# Ab wann Führerschein wieviel PS



## naish (12. Februar 2005)

wollen uns einen aussenborder zulegen und wissen nicht wieviel ps das boot max. fahren darf???????gibt es da eine regelung?


ab wann braucht man einen führerschein???? und was kostet der?


----------



## herrm (12. Februar 2005)

*AW: Ab wann Führerschein wieviel PS*

ab 5 ps brauchts du einen schein.


----------



## totaler Spinner (12. Februar 2005)

*AW: Ab wann Führerschein wieviel PS*

Für Holland brauchst Du einen Schein wen Dein Boot 15m Länge überschreitet oder schneller fährt als 20km/h. Für ein schweres boot könntest Du durchaus einen stärkeren Motor als 5PS führerscheinfrei benutzen, sofern Du nicht 20km/h überschreiten kannst.


----------



## naish (12. Februar 2005)

*AW: Ab wann Führerschein wieviel PS*

gibt es da irgendwie eine faustformel für? wann weiss ich wie schnell der motor ist?


----------



## Markus W (12. Februar 2005)

*AW: Ab wann Führerschein wieviel PS*

Das mit Holland und der 20 km/h ist so eine Sache. Wenn Du als Deutscher in Holland mit Deinem Boot fährst und es hat mehr wie 5 PS, kann es sein, daß Du im Falle eines Unfalls dran bist. Denn generell gilt für Dich deutsches Recht, d.h. nicht mehr wie 5 PS an der Welle. Passiert nix, sagt auch keiner was, wenn Du nicht schneller als 20 km/h mit Deinem Boot fahren KANNST (nicht fährst sondern kannst). So hat es unser SFB-Lehrer erklärt. Und schaff Dir ne Haftpflicht für's Boot an. Sicher ist sicher.


----------



## totaler Spinner (12. Februar 2005)

*AW: Ab wann Führerschein wieviel PS*

Eine Faustformel kenn ich nicht.
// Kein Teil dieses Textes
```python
# ... 69 lines not shown
SIGNATURES = {
    "gsr_version": (ctypes.c_char_p, []),
    "gsr_abi_version": (_i, []),
    "gsr_last_error": (ctypes.c_char_p, []),
    "gsr_geom_bytes": (_sz, [_i]),
    "gsr_binning_bytes": (_sz, [_i, _i, _i]),
    "gsr_image_bytes": (_sz, [_i, _i]),
    "gsr_backward_bytes": (_sz, [_i, _i]),
    "gsr_forward_preprocess": (
        _i,
        [_i, _i, _i, _vp, _vp, _f, _vp, _vp, _vp, _vp, _vp, _vp, _vp, _vp, _i, _i, _f, _f, _i, _vp, _vp, _vp],
    ),
    "gsr_num_rendered": (_i, [_vp, _i, ctypes.POINTER(_i), ctypes.POINTER(_i), _vp]),
    "gsr_forward_render": (_i, [_i, _i, _i, _i, _vp, _vp, _vp, _vp, _vp, _vp, _vp, _vp]),
    "gsr_backward": (
        _i,
        [_i, _i, _i, _i, _i, _i, _vp, _vp, _vp, _f, _vp, _vp, _vp, _vp, _vp, _vp, _vp, _vp, _f, _f,
         _vp, _vp, _vp, _vp, _vp, _vp, _vp, _vp, _vp, _vp, _vp, _vp, _vp, _vp, _vp, _vp, _vp],
    ),
    "gsr_mark_visible": (_i, [_i, _vp, _vp, _vp, _vp, _vp]),
    "gsr_composite_forward": (_i, [_i, _i, _i, _vp, _vp, _vp, _i, _vp, _vp]),
    "gsr_composite_backward": (_i, [_i, _i, _i, _vp, _vp, _vp, _vp, _i, _vp, _vp, _vp, _vp]),
    "gsr_normal_map_forward": (_i, [_i, _i, _i, _vp, _vp, _vp, _vp]),
    "gsr_normal_map_backward": (_i, [_i, _i, _i, _vp, _vp, _vp, _vp, _vp, _vp]),
    "gsr_shade_forward": (_i, [_i, _i, _i, _i, _i] + [_vp] * 6 + [_i] + [_vp] * 8 + [_vp]),
    "gsr_shade_backward": (_i, [_i, _i, _i, _i, _i] + [_vp] * 6 + [_i] + [_vp] * 12 + [_vp]),
    "gsr_shade_views_forward": (_i, [_i, _i, _i, _i, ctypes.POINTER(_i)] + [_vp] * 6 + [_i] + [_vp] * 2
                                + [ctypes.POINTER(_f)] * 2 + [_vp] * 4 + [_vp]),
    "gsr_shade_views_backward": (_i, [_i, _i, _i, _i, ctypes.POINTER(_i)] + [_vp] * 6 + [_i] + [_vp] * 2
                                 + [ctypes.POINTER(_f)] * 2 + [_vp] * 8 + [_vp]),
    "gsr_sort_work_bytes": (_sz, [_i, ctypes.POINTER(_i)]),
    "gsr_sort_pairs": (_i, [_i, ctypes.POINTER(_i), _vp, _vp, _i, _i, _vp, _sz, _vp]),
    "gsr_sort_rank_mode": (_i, []),
    "gsr_knn_workspace_bytes": (_sz, [_i]),
    "gsr_knn_mean_dist": (_i, [_i, _vp, _vp, _vp, _sz, _vp]),
    "gsr_knn_points_workspace_bytes": (_sz, [_i, _i]),
    "gsr_knn_points": (_i, [_i, _i, _vp, _vp, _vp, _vp, _sz, _vp]),
    "gsr_sugar_field_workspace_bytes": (_sz, [_i, _i, _i]),
    "gsr_sugar_field_forward": (_i, [_P(SugarField)] + [_vp] * 3 + [_vp, _sz, _vp]),
    "gsr_sugar_field_backward": (_i, [_P(SugarField)] + [_vp] * 3 + [_vp] * 5 + [_vp, _sz, _vp]),
    "gsr_sugar_normal_workspace_bytes": (_sz, [_i, _i, _i]),
    "gsr_sugar_normal_forward": (_i, [_P(SugarNormal)] + [_vp] * 2 + [_vp, _sz, _vp]),
    "gsr_sugar_normal_backward": (_i, [_P(SugarNormal)] + [_vp] * 2 + [_vp] + [_vp, _sz, _vp]),
    "gsr_sugar_mesh_workspace_bytes": (_sz, [_i, _i]),
    "gsr_sugar_mesh_forward": (_i, [_P(SugarMesh), _i, _vp, _f] + [_vp] * 4 + [_vp]),
    "gsr_sugar_mesh_backward": (_i, [_P(SugarMesh), _i, _vp] + [_vp] * 2 + [_vp] * 4 + [_vp] * 3 + [_vp, _sz, _vp]),
    "gsr_sugar_skin_workspace_bytes": (_sz, [_i, _i, _i]),
    "gsr_sugar_skin_forward": (_i, [_P(SugarSkin)] + [_vp] * 3 + [_vp, _sz, _vp]),
    "gsr_sugar_skin_backward": (_i, [_P(SugarSkin)] + [_vp] * 2 + [_vp] * 3 + [_vp] * 4 + [_vp, _sz, _vp]),
    "gsr_sugar_timed_workspace_bytes": (_sz, [_i, _i]),
    "gsr_sugar_timed_forward": (_i, [_P(SugarTimed), _i, _vp] + [_vp] * 4 + [_vp]),
    "gsr_sugar_timed_backward": (_i, [_P(SugarTimed), _i, _vp] + [_vp] * 2 + [_vp] * 4 + [_vp] * 5 + [_vp, _sz, _vp]),
    "gsr_sugar_arap_workspace_bytes": (_sz, [_i, _i]),
    "gsr_sugar_arap_forward": (_i, [_P(SugarArap)] + [_vp] + [_vp, _sz, _vp]),
    "gsr_sugar_arap_backward": (_i, [_P(SugarArap)] + [_vp] + [_vp] * 2 + [_vp]),
    "gsr_sugar_spline_workspace_bytes": (_sz, [_i, _i, _i]),
    "gsr_sugar_spline_forward": (_i, [_P(SugarSpline)] + [_vp] * 3 + [_vp]),
    "gsr_sugar_spline_backward": (_i, [_P(SugarSpline)] + [_vp] * 3 + [_vp] * 3 + [_vp, _sz, _vp]),
    "gsr_sugar_deform_workspace_bytes": (_sz, [_i, _i, _i]),
    "gsr_sugar_deform_forward": (_i, [_P(SugarDeform)] + [_vp] * 3 + [_vp]),
    "gsr_sugar_deform_backward": (_i, [_P(SugarDeform)] + [_vp] * 6 + [_vp] * 3 + [_vpp] * 2 + [_vp, _sz, _vp]),
    "gsr_sugar_meshreg_workspace_bytes": (_sz, [_i, _i, _i, _i]),
    "gsr_sugar_normal_consistency_forward": (_i, [_P(SugarMeshReg)] + [_vp] + [_vp, _sz, _vp]),
    "gsr_sugar_normal_consistency_backward": (_i, [_P(SugarMeshReg)] + [_vp] + [_vp] + [_vp, _sz, _vp]),
    "gsr_sugar_laplacian_forward": (_i, [_P(SugarMeshReg)] + [_vp] + [_vp, _sz, _vp]),
    "gsr_sugar_laplacian_backward": (_i, [_P(SugarMeshReg)] + [_vp] + [_vp] + [_vp, _sz, _vp]),
# ... 273 lines not shown
```

Baseline: 3994.

## Replace LSD depth sort with MSD pass plus per-bucket LDS finish

The per-view depth sort becomes a hybrid. First one most-significant-digit radix pass runs on the rebased depth key, with a dynamic shift sized to the depth span. Then a single-block kernel sorts each bucket in LDS, provided every bucket fits under a cap. Views whose buckets overflow, or whose span is too wide, fall back to the existing multi-pass LSD sort through per-view gate flags. The aim is to replace several global scatter passes over about 1M keys per view with one global pass and local work, at the cost of added gating complexity and a fallback path for skewed depth distributions.

```diff
diff --git a/include/gsr.h b/include/gsr.h
--- a/include/gsr.h
+++ b/include/gsr.h
@@ -341,6 +341,9 @@
 int gsr_sort_pairs(int V, const int* n, uint32_t* keys, uint32_t* vals, int key_bits, int max_bits, void* work,
                    size_t work_bytes, void* stream);
 int gsr_sort_rank_mode(void);
+size_t gsr_sort_depth_work_bytes(int V, const int* n);
+int gsr_sort_pairs_depth(int V, const int* n, uint32_t* keys, uint32_t* vals, uint32_t rebase_base, uint32_t span,
+                         int cap_pairs, int* lsd_views, void* work, size_t work_bytes, void* stream);
 
 int gsr_mark_visible(int P, const float* means3D, const float* viewmatrix, const float* projmatrix,
                      uint8_t* present, void* stream);
diff --git a/threestudio-3dgs_amd/csrc/gsr_api.hip b/threestudio-3dgs_amd/csrc/gsr_api.hip
--- a/threestudio-3dgs_amd/csrc/gsr_api.hip
+++ b/threestudio-3dgs_amd/csrc/gsr_api.hip
@@ -269,7 +269,7 @@
       seg.start[v] = (uint32_t)((size_t)v * P);
     }
     seg.rebase = g.drange + 128;
-    const int res = seg_sort(g.dkey, g.dval, false, seg, 0, 32, g.sort_counts, g.sort_totals, s);
+    const int res = depth_sort(g.dkey, g.dval, seg, g.sort_counts, g.sort_totals, 0u, s);
     if (res != depth_sort_result()) return fail(GSR_EHIP, "%s", "internal: depth sort result buffer");
     launch_binning_counts(V, P, g, s);
   }
@@ -1008,6 +1008,52 @@
 }
 
 int gsr_sort_rank_mode(void) { return sort_rank_mode(); }
+
+static size_t sort_depth_plan_offset(size_t sort_bytes) { return align_up(sort_bytes, 256); }
+size_t gsr_sort_depth_work_bytes(int V, const int* n) {
+  const size_t b = gsr_sort_work_bytes(V, n);
+  return b == 0 ? 0 : sort_depth_plan_offset(b) + align_up(sizeof(uint32_t) * GSR_REBASE_WORDS, 256);
+}
+
+int gsr_sort_pairs_depth(int V, const int* n, uint32_t* keys, uint32_t* vals, uint32_t rebase_base, uint32_t span,
+                         int cap_pairs, int* lsd_views, void* work, size_t work_bytes, void* stream) {
+  if (V < 1 || V > GSR_SET_MAX) return fail(GSR_EINVAL, "%s", "1..64 segments");
+  if (n == nullptr || keys == nullptr || vals == nullptr || work == nullptr)
+    return fail(GSR_EINVAL, "%s", "null pointer argument");
+  if (cap_pairs < 0 || cap_pairs > GSR_MSD_CAP) return fail(GSR_EINVAL, "%s", "cap_pairs must be 0..GSR_MSD_CAP");
+  SegInfo seg;
+  long long total = 0;
+  if (inst_segments(V, n, seg, &total) != GSR_OK) return GSR_EINVAL;
+  size_t sort_bytes = 0;
+  SortWork w = SortWork::carve(work, V, total, seg.blk[V], &sort_bytes);
+  if (work_bytes < gsr_sort_depth_work_bytes(V, n)) return fail(GSR_EINVAL, "%s", "sort work buffer too small");
+  hipStream_t s = (hipStream_t)stream;
+  uint32_t* plan = (uint32_t*)((char*)work + sort_depth_plan_offset(sort_bytes));
+  const bool fits = span < 0x00FFFFFFu;
+  uint32_t host[GSR_REBASE_WORDS] = {};
+  host[0] = rebase_base;
+  host[1] = fits ? 1u : 0u;
+  host[GSR_MSD_SHIFT] = msd_shift(span);
+  GSR_HIP_CHECK(hipMemcpyAsync(plan, host, sizeof(host), hipMemcpyHostToDevice, s));
+  GSR_HIP_CHECK(hipStreamSynchronize(s));
+  if (total > 0) {
+    seg.rebase = plan;
+    uint32_t* kk[2] = {keys, w.keys2};
+    uint32_t* vv[2] = {vals, w.vals2};
+    const int r = depth_sort(kk, vv, seg, w.counts, w.totals, (uint32_t)cap_pairs, s);
+    if (r != 0) return fail(GSR_EHIP, "%s", "internal: depth sort result buffer");
+    if (fits) {
+      GSR_HIP_CHECK(hipMemcpyAsync(keys, w.keys2, sizeof(uint32_t) * (size_t)total, hipMemcpyDeviceToDevice, s));
+      GSR_HIP_CHECK(hipMemcpyAsync(vals, w.vals2, sizeof(uint32_t) * (size_t)total, hipMemcpyDeviceToDevice, s));
+    }
+  }
+  if (lsd_views != nullptr) {
+    GSR_HIP_CHECK(hipMemcpyAsync(host, plan, sizeof(host), hipMemcpyDeviceToHost, s));
+    GSR_HIP_CHECK(hipStreamSynchronize(s));
+    for (int v = 0; v < V; ++v) lsd_views[v] = !depth_sort_msd() || host[GSR_MSD_FLAG + v] != 0u ? 1 : 0;
+  }
+  return last_launch();
+}
 
 int gsr_set_num_rendered(int V, const void* geom, int P, int* num_rendered, int* num_visible, int* num_listed,
                          void* stream) {
diff --git a/threestudio-3dgs_amd/csrc/gsr_common.h b/threestudio-3dgs_amd/csrc/gsr_common.h
--- a/threestudio-3dgs_amd/csrc/gsr_common.h
+++ b/threestudio-3dgs_amd/csrc/gsr_common.h
@@ -104,7 +104,26 @@
   uint32_t start[GSR_SET_MAX];
   uint32_t blk[GSR_SET_MAX + 1];
   const uint32_t* ndev = nullptr;
-  const uint32_t* rebase = nullptr;
+  uint32_t* rebase = nullptr;
+};
+#define GSR_MSD_THREADS 512
+#define GSR_MSD_ITEMS 16
+#define GSR_MSD_CAP (GSR_MSD_THREADS * GSR_MSD_ITEMS)
+#define GSR_MSD_SHIFT 4
+#define GSR_MSD_FLAG 8
+#define GSR_REBASE_WORDS (GSR_MSD_FLAG + GSR_SET_MAX)
+__host__ __device__ static inline uint32_t msd_shift(uint32_t span) {
+  uint32_t s = 0u;
+  while ((span >> s) >= 255u) ++s;
+  return s;
+}
+enum SegGate {
+  GSR_GATE_ALL = 0,
+  GSR_GATE_LAST = 1,
+  GSR_GATE_MSD_PLAN = 2,
+  GSR_GATE_MSD = 3,
+  GSR_GATE_LSD = 4,
+  GSR_GATE_LSD_LAST = 5,
 };
 __device__ __forceinline__ uint32_t seg_live(const SegInfo& s, int v) {
   return s.ndev ? min(s.ndev[v], s.n[v]) : s.n[v];
@@ -113,8 +132,16 @@
 __device__ __forceinline__ uint32_t seg_key(uint32_t kb, uint32_t key) {
   return key == 0xFFFFFFFFu ? key : key - kb;
 }
-__device__ __forceinline__ bool seg_skip_last(const SegInfo& s, int last) {
-  return last && s.rebase != nullptr && s.rebase[1] != 0u;
+__device__ __forceinline__ bool seg_skip_all(const SegInfo& s, int gate) {
+  return (gate == GSR_GATE_LAST || gate == GSR_GATE_LSD_LAST) && s.rebase != nullptr && s.rebase[1] != 0u;
+}
+__device__ __forceinline__ bool seg_skip_view(const SegInfo& s, int gate, int v) {
+  if (gate < GSR_GATE_MSD) return false;
+  const bool lsd = s.rebase[GSR_MSD_FLAG + v] != 0u;
+  return gate == GSR_GATE_MSD ? lsd : !lsd;
+}
+__device__ __forceinline__ int seg_shift(const SegInfo& s, int shift) {
+  return shift < 0 ? (int)s.rebase[GSR_MSD_SHIFT] : shift;
 }
 static inline void seg_fill_blocks(SegInfo& s, int tile) {
   s.tile = tile;
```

Ein Schlauchboot oder ein leichtes GFK Boot das auf dem Wasser gleiten kann, erreicht die 20km/h wohl schon mit knapp über 5PS. Ein schweres Boot mit Kiel das dass Wasser verdrängt braucht dafür einen starken Motor, oder erreicht die Geschwindigkeit wegen des Rumpfes erst gar nicht. Mal Händler oder Leute mit ähnlichen Booten fragen.


----------